In advanced cancer patients, delirium is often associated with a poor prognosis, although 50% of patients can improve with appropriate management of contributing etiologies. Early recognition of delirium and treatment are therefore important in diminishing morbidity and mortality [2].

In patients with cancer, delirium can result either from a direct effect of the cancer on the central nervous system (CNS) or from indirect CNS effects related to the clinical course of the disease (ie, older age, electrolyte imbalance, dehydration, major organ failures, infections, vascular complications, para-neoplastic syndromes, border line cognitive impairment) [9]. Chemotherapeutic and immunotherapeutic agents (i.e.; vincristine, corticosteroids, interferon) and medications used in supportive care (i.e., opioids, benzodiazepines, hypnotics, antidepressant, antiemetics) may contribute to delirium in these patients [10]. According to the level of psychomotor activity, three clinical delirium subtypes have been described: hypoactive, hyperactive, and mixed (with alternating features of both hyperactive and hypoactive delirium) [2]. The hypoactive subtype is characterized by psychomotor retardation, lethargy, and reduced awareness of surroundings. The hyperactive subtype is commonly characterized by restlessness, agitation, hyper-vigilance, hallucinations, and delusions. Hypoactive delirium is often mistaken for depression and is difficult to differentiate from pharmacological sedation, or obtundation in the last days of life.

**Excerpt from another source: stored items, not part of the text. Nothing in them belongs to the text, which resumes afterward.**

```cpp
struct ExpDwLaunch : Verdict {
  bool second = false; int cpw = 1, nw = 0, gpw = 0, lds = 0; unsigned grid = 0;
};
static ExpDwLaunch resolve_expdw(const vbt_model*, const Step& s, int variant, int B) {
  static const int xd_force = getenv("VBT_XD_VARIANT") ? atoi(getenv("VBT_XD_VARIANT")) : -100;
// ... 260 lines not shown
    cand = {0};
    for (int r : {1, 2, 4, 8, 16})
      if (r <= m->tensors[op.output].h) cand.push_back(r);
    if (m->tensors[op.output].c % 8 == 0) { cand.push_back(100); cand.push_back(101); }
  } else if (st.family == F_PW && st.KS64 <= 4) {
    cand = {0, 1};
  } else if (st.family == F_PW) {
    cand = {-1, 2, 3, 4, 5, 6};
  } else if (is_fused_tile(st.family)) {
    cand = {0, 1, 3, 5};
    if (st.family == F_MBCONV && st.fa.nch3 > 0 && st.nbp <= 2 && st.fa.KSe >= 1 && st.fa.KSe <= 4) { cand.push_back(9); cand.push_back(11); }
    if (st.family == F_MBCONV && st.nbp <= 2 && (st.fa.KSe == 1 || st.fa.KSe == 2)) {
      cand.push_back(17);
      if (st.fa.nch3 > 0) cand.push_back(25);
    }
  } else if (st.family == F_MULTI) {
    cand = {0, 1};
  } else if (st.family == F_EXPDW) {
    cand.clear();
    for (int cpw : {1, 2, 3, 4, 6})
      if (cpw <= st.xd.nchunks) cand.push_back(cpw);
    if (st.xd2_ok)
      for (int cpw : {1, 2, 3, 4, 6})
        if (cpw <= st.xd.nchunks) {
          if (st.xd2_gpw > 0) cand.push_back(100 + cpw);
          if (st.xd2_gpw16 > 0) cand.push_back(200 + cpw);
        }
  } else if (st.family == F_BAND) {
    cand = {-1, 0, 1};
  }
// ... 46 lines not shown
  }
  (void)hipDeviceSynchronize();
}

static PlanShape plan_shape(const vbt_model* m) {
  PlanShape shape;
  for (const Group& g : m->groups) {
    std::vector<std::vector<PlanStepShape>> alts;
    for (const Alt& a : g.alts) {
      std::vector<PlanStepShape> steps;
      for (const Step& st : a.steps) {
        PlanStepShape ps;
        ps.family = kFamilyName[st.family];
        ps.variants = candidate_variants(m, st);
        auto add = [&](int v) { if (std::find(ps.variants.begin(), ps.variants.end(), v) == ps.variants.end()) ps.variants.push_back(v); };
        for (int v = 0; v < 32 && is_fused_tile(st.family); v++)
          if (variant_ok(m, st, v)) add(v);
        add(-1);
        add(st.variant);
        steps.push_back(ps);
      }
      alts.push_back(steps);
    }
    shape.groups.push_back(alts);
  }
  return shape;
}
static bool load_plan(vbt_model* m, const char* path) {
  const PlanShape shape = plan_shape(m);
  std::vector<PlanChoice> sel;
  std::string note;
// ... 630 lines not shown
```

vbt_amd/csrc/dev_common.h:

```cpp
#pragma once
#include "common.h"

namespace vbt {

typedef int v4i __attribute__((ext_vector_type(4)));

__device__ __forceinline__ int requant(int acc, float mult, int zp, int lo, int hi) {
  float t = (float)acc * mult;
  t = fminf(fmaxf(t, -65536.0f), 65536.0f);
  int q = (int)__builtin_rintf(t) + zp;
  return min(max(q, lo), hi);
}
__device__ __forceinline__ unsigned pack4(int a, int b, int c, int d) {
  return (unsigned)(a & 255) | ((unsigned)(b & 255) << 8) | ((unsigned)(c & 255) << 16) | ((unsigned)(d & 255) << 24);
}
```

To our knowledge this is the first report describing delirium in APL patients aged less than 60 years and enrolled in an intensive chemotherapeutic regimen. In our two cases several situations that could have precipitated the psychiatric status were present: in patient 1 a previous psychiatric disorder, concomitant treatments with steroids and benzodiazepines, a severe infection and CNS bleeding while in patient 2 we could annotate steroid treatment and isolation. It is important that clinicians include delirium as a possible complication in the treatment of APL patients eligible for intensive regimens and that they consider concomitant clinical conditions or medications that may precipitate this condition. This is critical in order to avoid a misdiagnosis that may lead to the suspension of APL treatment resulting in a reduced response rate. However, psychiatrists asked to consult on patients being treated for APL should also be aware that the symptoms of differentiation syndrome, a complication occurring in up to 25% of these cases, may also be misinterpreted as a primary psychiatric disorder [11].

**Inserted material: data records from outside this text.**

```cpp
int orb_level_run(hvo_ctx *ctx, int c0, int n, hipStream_t st, int k0, int k1, int k2, int k3)
{
    OrbPlan &P = ctx->orb;
    for (int l = 0; l < P.nlevels; l++) {
        LevelArgs A;
        A.L = P.lev[l]; A.has_next = l + 1 < P.nlevels; A.D = P.lev[A.has_next ? l + 1 : l];
        if (l == 0) { A.rd = P.d_pyr + (size_t)c0 * P.pyr_bytes; A.rd_stride = P.pyr_bytes; } else { A.rd = P.d_lvl + A.L.lvl_off; A.rd_stride = P.lvl_bytes; }
        A.wr = P.d_lvl + A.D.lvl_off; A.wr_stride = P.lvl_bytes;
        A.blur = P.d_blur + A.L.img_off; A.blur_stride = P.blur_bytes;
        A.tiles = P.d_ltiles + P.lt_off[l]; A.ntiles = P.lt_cnt[l];
        const int nw = P.lt_nw;
        A.tpw = P.lt_tpw; A.groups = (A.ntiles + nw * A.tpw - 1) / (nw * A.tpw); A.nframes = n;
        A.xofs = P.d_rs_xofs + A.D.rs_off; A.xalpha = P.d_rs_xalpha + A.D.rs_off; A.yofs = P.d_rs_yofs + A.D.ry_off; A.ybeta = P.d_rs_ybeta + A.D.ry_off;
        A.cell_kp = P.d_cell_kp; A.cell_cnt = P.d_cell_cnt; A.ncells = P.ncells; A.iniTh = ctx->p.orb_ini_th_fast; A.minTh = ctx->p.orb_min_th_fast;
        A.res_dw = A.has_next && P.resize_dw[l + 1];
#ifdef HVO_TIMING_KNOBS
        A.skip = getenv("HVO_LT_SKIP") ? atoi(getenv("HVO_LT_SKIP")) : 0;
#else
        A.skip = 0;
#endif
        if (ctx->readings & HVO_READING_BLUR_FLOAT) A.skip |= 2;
        A.flags = P.d_flags + c0; A.k0 = k0; A.k1 = k1; A.k2 = k2; A.k3 = k3;
        if (A.ntiles < 1) continue;
        const int n8 = (n + 7) / 8 * 8;
        if (nw == 1) hipLaunchKernelGGL(k_orb_level<1>, dim3((unsigned)(n8 * A.groups)), dim3(64), 0, st, A);
        else if (nw == 2) hipLaunchKernelGGL(k_orb_level<2>, dim3((unsigned)(n8 * A.groups)), dim3(128), 0, st, A);
        else hipLaunchKernelGGL(k_orb_level<4>, dim3((unsigned)(n8 * A.groups)), dim3(256), 0, st, A);
    }
    return HVO_OK;
}
```

### a-low-texture-robust-hybrid-feature-based-visual-odometry_amd/csrc/peac_slots.inc

```

struct SlDec { int p, K, D, code, moff, mB, r0, r1; };
struct __attribute__((aligned(16))) SlLds { double ps[4][16]; LendRed red[4]; LendWin win[4]; SlDec dec[4]; int ncnt[4]; };
#define SL_SLOT(x) ((x) & 0xFFFF)
#define SL_PACK(label, slot) (((label) << 16) | (slot))

static __device__ __forceinline__ void row_min16x2(double (&k)[2], int (&i)[2])
{
    double g[2] = { k[0], k[1] };
#pragma unroll
    for (int s_ = 0; s_ < 4; s_++) {
        double t[2];
#pragma unroll
        for (int n = 0; n < 2; n++) t[n] = dpp_f64(g[n], g[n], s_);
#pragma unroll
        for (int n = 0; n < 2; n++) g[n] = key_min(t[n], g[n]);
    }
    int c[2];
#pragma unroll
    for (int n = 0; n < 2; n++) c[n] = (k[n] == g[n]) ? i[n] : 0x7FFFFFFF;
#pragma unroll
    for (int s_ = 0; s_ < 4; s_++) {
#pragma unroll
        for (int n = 0; n < 2; n++) { const int t = dpp_i32(c[n], c[n], s_); c[n] = min(c[n], t); }
    }
#pragma unroll
    for (int n = 0; n < 2; n++) { k[n] = g[n]; i[n] = c[n]; }
}
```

In cancer patients with delirium both pharmacologic and non-pharmacologic interventions can be used [9]. Pharmacologic interventions include short-term low-dose of antipsychotics, with close monitoring for possible adverse effects, particularly in patients with multiple medical comorbidities. However, non-pharmacologic interventions also appear to have a beneficial role in the treatment of cancer patients with delirium. Based on the evidence from non-oncology settings, it is strongly recommended to implement non-pharmacologic interventions in patients with delirium or at risk for delirium since no serious complications have been observed with a non-pharmacologic strategy [9].

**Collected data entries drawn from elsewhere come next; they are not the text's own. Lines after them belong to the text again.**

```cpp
template <int OP, int WRITE>
__global__ void __launch_bounds__(256, 8) k_fold_scatter(const Slot* __restrict__ slots, const uint8_t* __restrict__ arena,
                                                     const uint32_t* __restrict__ rows, uint64_t n_groups, uint32_t k,
                                                     const Slot* __restrict__ fslots, const uint8_t* __restrict__ farena,
                                                     const uint32_t* __restrict__ frows, uint8_t* __restrict__ arenaO,
                                                     Slot* __restrict__ outSlots, uint32_t* __restrict__ outRuns,
                                                     u64* __restrict__ out_counts, const Slot* __restrict__ recs) {
  static_assert(OP == 1 || OP == 2 || OP == 3, "scatter fold handles OR, XOR and ANDNOT");
  __shared__ u64 acc[kWords];
  __shared__ u64 aux[kWords];
  __shared__ uint32_t s_short;
  __shared__ uint32_t s_cnt[3][4];
  __shared__ uint32_t s_scan[2][4];
  const int t = threadIdx.x;
  const int lane = t & 63;
  const int wv = __builtin_amdgcn_readfirstlane(t >> 6);
  const uint64_t cell = xcd_swizzle(blockIdx.x, gridDim.x);
  const uint64_t g = cell >> 4;
  const uint32_t slot = cell & 15;
  if (g >= n_groups) return;
  uint32_t* acc32 = reinterpret_cast<uint32_t*>(acc);
  {
    ulonglong2 z;
    z.x = z.y = 0;
    reinterpret_cast<ulonglong2*>(acc)[t] = z;
    reinterpret_cast<ulonglong2*>(acc)[256 + t] = z;
    if (t == 0) s_short = 0;
  }
  __syncthreads();
  const uint32_t* grow = rows + g * k;
  const Slot* grec = recs ? recs + cell * (uint64_t)k : nullptr;
  Slot sf;
  sf.off = 0;
  sf.len = 0;
  sf.tn = 0;
  u64 pf[4] = {0, 0, 0, 0};
  bool f_ready = false;
  if (fslots) {
    sf = fslots[(uint64_t)frows[g] * kSlots + slot];
    if (slot_n(sf) != 0 && slot_type(sf) == kTypeBitmap) {
      const ulonglong2* q = reinterpret_cast<const ulonglong2*>(farena + sf.off);
      const ulonglong2 v0 = ld_stream(&q[t]), v1 = ld_stream(&q[256 + t]);
      pf[0] = v0.x;
      pf[1] = v0.y;
      pf[2] = v1.x;
      pf[3] = v1.y;
      f_ready = true;
    }
  }
  Slot s0;
  s0.off = 0;
  s0.len = 0;
  s0.tn = 0;
  u64 p0[4] = {0, 0, 0, 0};
  bool r0_ready = false;
  if (OP == 3) {
    s0 = grec ? grec[0] : slots[(uint64_t)grow[0] * kSlots + slot];
    if (slot_n(s0) != 0 && slot_type(s0) == kTypeBitmap) {
      const ulonglong2* q = reinterpret_cast<const ulonglong2*>(arena + s0.off);
      const ulonglong2 v0 = ld_stream(&q[t]), v1 = ld_stream(&q[256 + t]);
      p0[0] = v0.x;
      p0[1] = v0.y;
      p0[2] = v1.x;
      p0[3] = v1.y;
      r0_ready = true;
    }
  }
  bool shortcut = false;
  for (uint32_t base = 0; base < k && !shortcut; base += 64) {
    Slot mine;
    mine.off = 0;
    mine.len = 0;
    mine.tn = 0;
    if (base + lane < k) mine = grec ? grec[base + lane] : slots[(uint64_t)grow[base + lane] * kSlots + slot];
    if (OP == 3 && base + lane == 0) mine.tn = 0;
    const uint32_t cnt = min(64u, k - base);
    if (OP != 2 && __ballot(slot_n(mine) == 65536u) != 0) {
      shortcut = true;
      break;
    }
    auto meta = [&](uint32_t i, u64& off, uint32_t& len, uint32_t& tn) {
      const uint32_t lo = __builtin_amdgcn_readlane((uint32_t)mine.off, (int)(i & 63));
      const uint32_t hi = __builtin_amdgcn_readlane((uint32_t)(mine.off >> 32), (int)(i & 63));
      off = ((u64)hi << 32) | lo;
      len = __builtin_amdgcn_readlane(mine.len, (int)(i & 63));
      tn = __builtin_amdgcn_readlane(mine.tn, (int)(i & 63));
    };
    {
      u64 bigm = __ballot((mine.tn & 0xFFFFFFu) != 0 && payload_bytes(mine.tn >> 24, mine.len) > 8192u);
      for (uint32_t ord = 0; bigm; ++ord) {
        const uint32_t i = (uint32_t)__builtin_ctzll(bigm);
        bigm &= bigm - 1;
        if ((ord & 3u) == (uint32_t)wv) {
          u64 off;
          uint32_t len, tn;
          meta(i, off, len, tn);
          scatter_big<OP>(arena + off, tn >> 24, len, lane, acc32);
        }
      }
    }
    {
      constexpr int NCH = 6;
      typedef uint32_t Chunk __attribute__((ext_vector_type(4)));
      Chunk C[NCH];
      const uint32_t my_bytes = payload_bytes(mine.tn >> 24, mine.len);
      const uint32_t nr = ((mine.tn & 0xFFFFFFu) != 0 && my_bytes <= 8192u) ? (my_bytes + 1023u) >> 10 : 0u;
      auto next_valid = [&](uint32_t i) {
        while (i < cnt && __builtin_amdgcn_readlane(nr, (int)(i & 63)) == 0) i += 4;
        return i;
      };
      struct Cursor {
        uint32_t i, j, nr, len, tn, bytes;
        u64 off;
      };
      auto fetch = [&](Cursor& k) {
        k.j = 0;
        if (k.i < cnt) {
          meta(k.i, k.off, k.len, k.tn);
          k.bytes = payload_bytes(k.tn >> 24, k.len);
          k.nr = (k.bytes + 1023u) >> 10;
        }
      };
      auto advance = [&](Cursor& k) {
        if (++k.j == k.nr) {
          k.i = next_valid(k.i + 4);
          fetch(k);
        }
      };
      Cursor P, Q;
      P.i = next_valid(wv);
      P.nr = P.len = P.tn = P.bytes = 0;
      P.off = 0;
      fetch(P);
      Q = P;
      const uint32_t lane16 = lane * 16u;
      auto load_chunk = [&](Chunk& c) {
        const uint8_t* p = arena;
        if (P.i < cnt) {
          const uint32_t b0 = P.j * 1024u + lane16;
          p = arena + P.off + (b0 < P.bytes ? b0 : 0u);
          advance(P);
        }
        asm volatile("global_load_dwordx4 %0, %1, off nt" : "=&v"(c) : "v"(p));
      };
#pragma unroll
      for (int q = 0; q < NCH; ++q) load_chunk(C[q]);
      while (Q.i < cnt) {
#pragma unroll
        for (int q = 0; q < NCH; ++q) {
          asm volatile("s_waitcnt vmcnt(%1)" : "+v"(C[q]) : "n"(NCH - 1));
          if (Q.i < cnt) {
            const uint32_t d[4] = {C[q][0], C[q][1], C[q][2], C[q][3]};
            scatter_chunk<OP>(d, Q.tn >> 24, Q.len, Q.j, lane, acc32);
            advance(Q);
          }
          load_chunk(C[q]);
        }
      }
      asm volatile("s_waitcnt vmcnt(0)" ::: "memory");
    }
  }
  if (shortcut && lane == 0) s_short = 1;
  __syncthreads();
  const bool sat = s_short != 0;

  u64 w[4];
  {
    const ulonglong2 v0 = reinterpret_cast<const ulonglong2*>(acc)[t], v1 = reinterpret_cast<const ulonglong2*>(acc)[256 + t];
    w[0] = sat ? ~0ull : v0.x;
    w[1] = sat ? ~0ull : v0.y;
    w[2] = sat ? ~0ull : v1.x;
    w[3] = sat ? ~0ull : v1.y;
  }
  auto load_block = [&](const Slot& s, const uint8_t* __restrict__ ar, u64 (&o)[4]) {
    if (slot_n(s) == 0) {
      o[0] = o[1] = o[2] = o[3] = 0;
      return;
    }
    if (slot_type(s) == kTypeBitmap) {
      const ulonglong2* q = reinterpret_cast<const ulonglong2*>(ar + s.off);
      const ulonglong2 v0 = ld_stream(&q[t]), v1 = ld_stream(&q[256 + t]);
      o[0] = v0.x;
      o[1] = v0.y;
      o[2] = v1.x;
      o[3] = v1.y;
      return;
    }
    __syncthreads();
    if (t < kWave) {
      u64 f[kWordsPerLane];
      frag_load(s, ar, t, aux, f);
      lds_write_frag(aux, t, f);
    }
    __syncthreads();
    const ulonglong2 v0 = reinterpret_cast<const ulonglong2*>(aux)[t], v1 = reinterpret_cast<const ulonglong2*>(aux)[256 + t];
    o[0] = v0.x;
    o[1] = v0.y;
    o[2] = v1.x;
    o[3] = v1.y;
  };
  if (OP == 3) {
    if (!r0_ready) load_block(s0, arena, p0);
#pragma unroll
    for (int q = 0; q < 4; ++q) w[q] = p0[q] & ~w[q];
  }
  uint32_t cu = __popcll(w[0]) + __popcll(w[1]) + __popcll(w[2]) + __popcll(w[3]);
  uint32_t cf = cu;
  if (fslots) {
    if (!f_ready) load_block(sf, farena, pf);
    cf = __popcll(w[0] & pf[0]) + __popcll(w[1] & pf[1]) + __popcll(w[2] & pf[2]) + __popcll(w[3] & pf[3]);
  }
  uint32_t rr = 0;
  if (WRITE == 2 || (WRITE && outRuns)) {
    __syncthreads();
    {
      ulonglong2 v0, v1;
      v0.x = w[0];
      v0.y = w[1];
      v1.x = w[2];
      v1.y = w[3];
      reinterpret_cast<ulonglong2*>(aux)[t] = v0;
      reinterpret_cast<ulonglong2*>(aux)[256 + t] = v1;
    }
    __syncthreads();
    const u64 l0 = t ? (aux[2 * t - 1] >> 63) : 0ull, l1 = aux[512 + 2 * t - 1] >> 63;
    rr = __popcll(w[0] & ~((w[0] << 1) | l0)) + __popcll(w[1] & ~((w[1] << 1) | (w[0] >> 63))) +
         __popcll(w[2] & ~((w[2] << 1) | l1)) + __popcll(w[3] & ~((w[3] << 1) | (w[2] >> 63)));
  }
  cu = wave_reduce_add(cu);
  cf = wave_reduce_add(cf);
  rr = wave_reduce_add(rr);
  if (lane == 0) {
    s_cnt[0][wv] = cu;
    s_cnt[1][wv] = cf;
    s_cnt[2][wv] = rr;
  }
  __syncthreads();
  const uint32_t tot_u = s_cnt[0][0] + s_cnt[0][1] + s_cnt[0][2] + s_cnt[0][3];
  const uint32_t tot_f = s_cnt[1][0] + s_cnt[1][1] + s_cnt[1][2] + s_cnt[1][3];
  if (WRITE == 2) {
    const uint32_t tot_r = s_cnt[2][0] + s_cnt[2][1] + s_cnt[2][2] + s_cnt[2][3];
    const uint32_t enc = tot_u == 0 ? kTypeNil : (tot_r <= 2048u && tot_r <= tot_u / 2u) ? kTypeRun : tot_u < 4096u ? kTypeArray : kTypeBitmap;
    Slot so;
    so.off = enc == kTypeNil ? 0ull : cell * 8192ull;
    so.len = 0;
    so.tn = make_tn(enc, tot_u);
    uint8_t* dst = arenaO + cell * 8192ull;
    if (enc == kTypeBitmap) {
      ulonglong2* q = reinterpret_cast<ulonglong2*>(dst);
      ulonglong2 v0, v1;
      v0.x = w[0];
      v0.y = w[1];
      v1.x = w[2];
      v1.y = w[3];
      st_stream(&q[t], v0);
      st_stream(&q[256 + t], v1);
      so.len = kWords;
    } else if (enc != kTypeNil) {
      uint16_t* st16 = reinterpret_cast<uint16_t*>(acc);
      const uint32_t v0 = 128u * (uint32_t)t, v1 = 32768u + 128u * (uint32_t)t;
      u64 a0 = w[0], a1 = w[1], a2 = w[2], a3 = w[3];
      u64 e0 = 0, e1 = 0, e2 = 0, e3 = 0;
      if (enc == kTypeRun) {
        const u64 l0 = t ? (aux[2 * t - 1] >> 63) : 0ull, l1 = aux[512 + 2 * t - 1] >> 63;
        const u64 n0 = aux[2 * t + 2] & 1ull, n1 = t < 255 ? (aux[512 + 2 * t + 2] & 1ull) : 0ull;
        a0 = w[0] & ~((w[0] << 1) | l0);
        a1 = w[1] & ~((w[1] << 1) | (w[0] >> 63));
        a2 = w[2] & ~((w[2] << 1) | l1);
        a3 = w[3] & ~((w[3] << 1) | (w[2] >> 63));
        e0 = w[0] & ~((w[0] >> 1) | ((w[1] & 1ull) << 63));
        e1 = w[1] & ~((w[1] >> 1) | (n0 << 63));
        e2 = w[2] & ~((w[2] >> 1) | ((w[3] & 1ull) << 63));
        e3 = w[3] & ~((w[3] >> 1) | (n1 << 63));
      }
      const uint32_t ca = (uint32_t)(__popcll(a0) + __popcll(a1)) | ((uint32_t)(__popcll(a2) + __popcll(a3)) << 16);
      const uint32_t ce = (uint32_t)(__popcll(e0) + __popcll(e1)) | ((uint32_t)(__popcll(e2) + __popcll(e3)) << 16);
      const uint32_t ia = wave_incl_scan(ca), ie = wave_incl_scan(ce);
      if (lane == 63) {
        s_scan[0][wv] = ia;
        s_scan[1][wv] = ie;
      }
      __syncthreads();
      uint32_t wa = 0, we = 0, ta = 0, te = 0;
#pragma unroll
      for (int k = 0; k < 4; ++k) {
        if (k < wv) wa += s_scan[0][k], we += s_scan[1][k];
        ta += s_scan[0][k], te += s_scan[1][k];
      }
      const uint32_t xa = wa + ia - ca, xe = we + ie - ce;
      uint32_t pa0 = xa & 0xFFFFu, pa1 = (ta & 0xFFFFu) + (xa >> 16);
      uint32_t pe0 = xe & 0xFFFFu, pe1 = (te & 0xFFFFu) + (xe >> 16);
      const uint32_t stride = enc == kTypeRun ? 2u : 1u;
      auto emit = [&](u64 bits, uint32_t base, uint32_t& at, uint32_t odd) {
        while (bits) {
          st16[stride * (at++) + odd] = (uint16_t)(base + (uint32_t)__builtin_ctzll(bits));
          bits &= bits - 1;
        }
      };
      emit(a0, v0, pa0, 0u);
      emit(a1, v0 + 64u, pa0, 0u);
      emit(a2, v1, pa1, 0u);
      emit(a3, v1 + 64u, pa1, 0u);
      if (enc == kTypeRun) {
        emit(e0, v0, pe0, 1u);
        emit(e1, v0 + 64u, pe0, 1u);
        emit(e2, v1, pe1, 1u);
        emit(e3, v1 + 64u, pe1, 1u);
      }
      __syncthreads();
      so.len = enc == kTypeRun ? tot_r : tot_u;
      const uint32_t chunks = ((enc == kTypeRun ? 4u * tot_r : 2u * tot_u) + 15u) >> 4;
      const ulonglong2* src = reinterpret_cast<const ulonglong2*>(acc);
      ulonglong2* q = reinterpret_cast<ulonglong2*>(dst);
      if ((uint32_t)t < chunks) st_stream(&q[t], src[t]);
      if (256u + (uint32_t)t < chunks) st_stream(&q[256 + t], src[256 + t]);
    }
    if (t == 0) outSlots[cell] = so;
  } else if (WRITE) {
    Slot so;
    so.off = cell * 8192ull;
    so.len = kWords;
    so.tn = make_tn(tot_u ? kTypeBitmap : kTypeNil, tot_u);
    if (tot_u) {
      ulonglong2* q = reinterpret_cast<ulonglong2*>(arenaO + so.off);
      ulonglong2 v0, v1;
      v0.x = w[0];
      v0.y = w[1];
      v1.x = w[2];
      v1.y = w[3];
      st_stream(&q[t], v0);
      st_stream(&q[256 + t], v1);
    }
    if (t == 0) {
      outSlots[cell] = so;
      if (outRuns) outRuns[cell] = s_cnt[2][0] + s_cnt[2][1] + s_cnt[2][2] + s_cnt[2][3];
    }
  }
  if (t == 0 && tot_f && out_counts) atomicAdd(&out_counts[g], (u64)tot_f);
}

}
```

In conclusion, we believe that patients with APL eligible for intensive chemotherapeutic regimens should be carefully evaluated by a multisciplinary team including psychiatrists in order to early recognize delirium symptoms and avoid inadequate treatments. In case of delirium, both pharmacologic and non-pharmacologic interventions may be considered.

Consent

Written informed consent was obtained from the two patients for publication of this case report. A copy of the written consent is available for review by the Editor-in-Chief of this journal.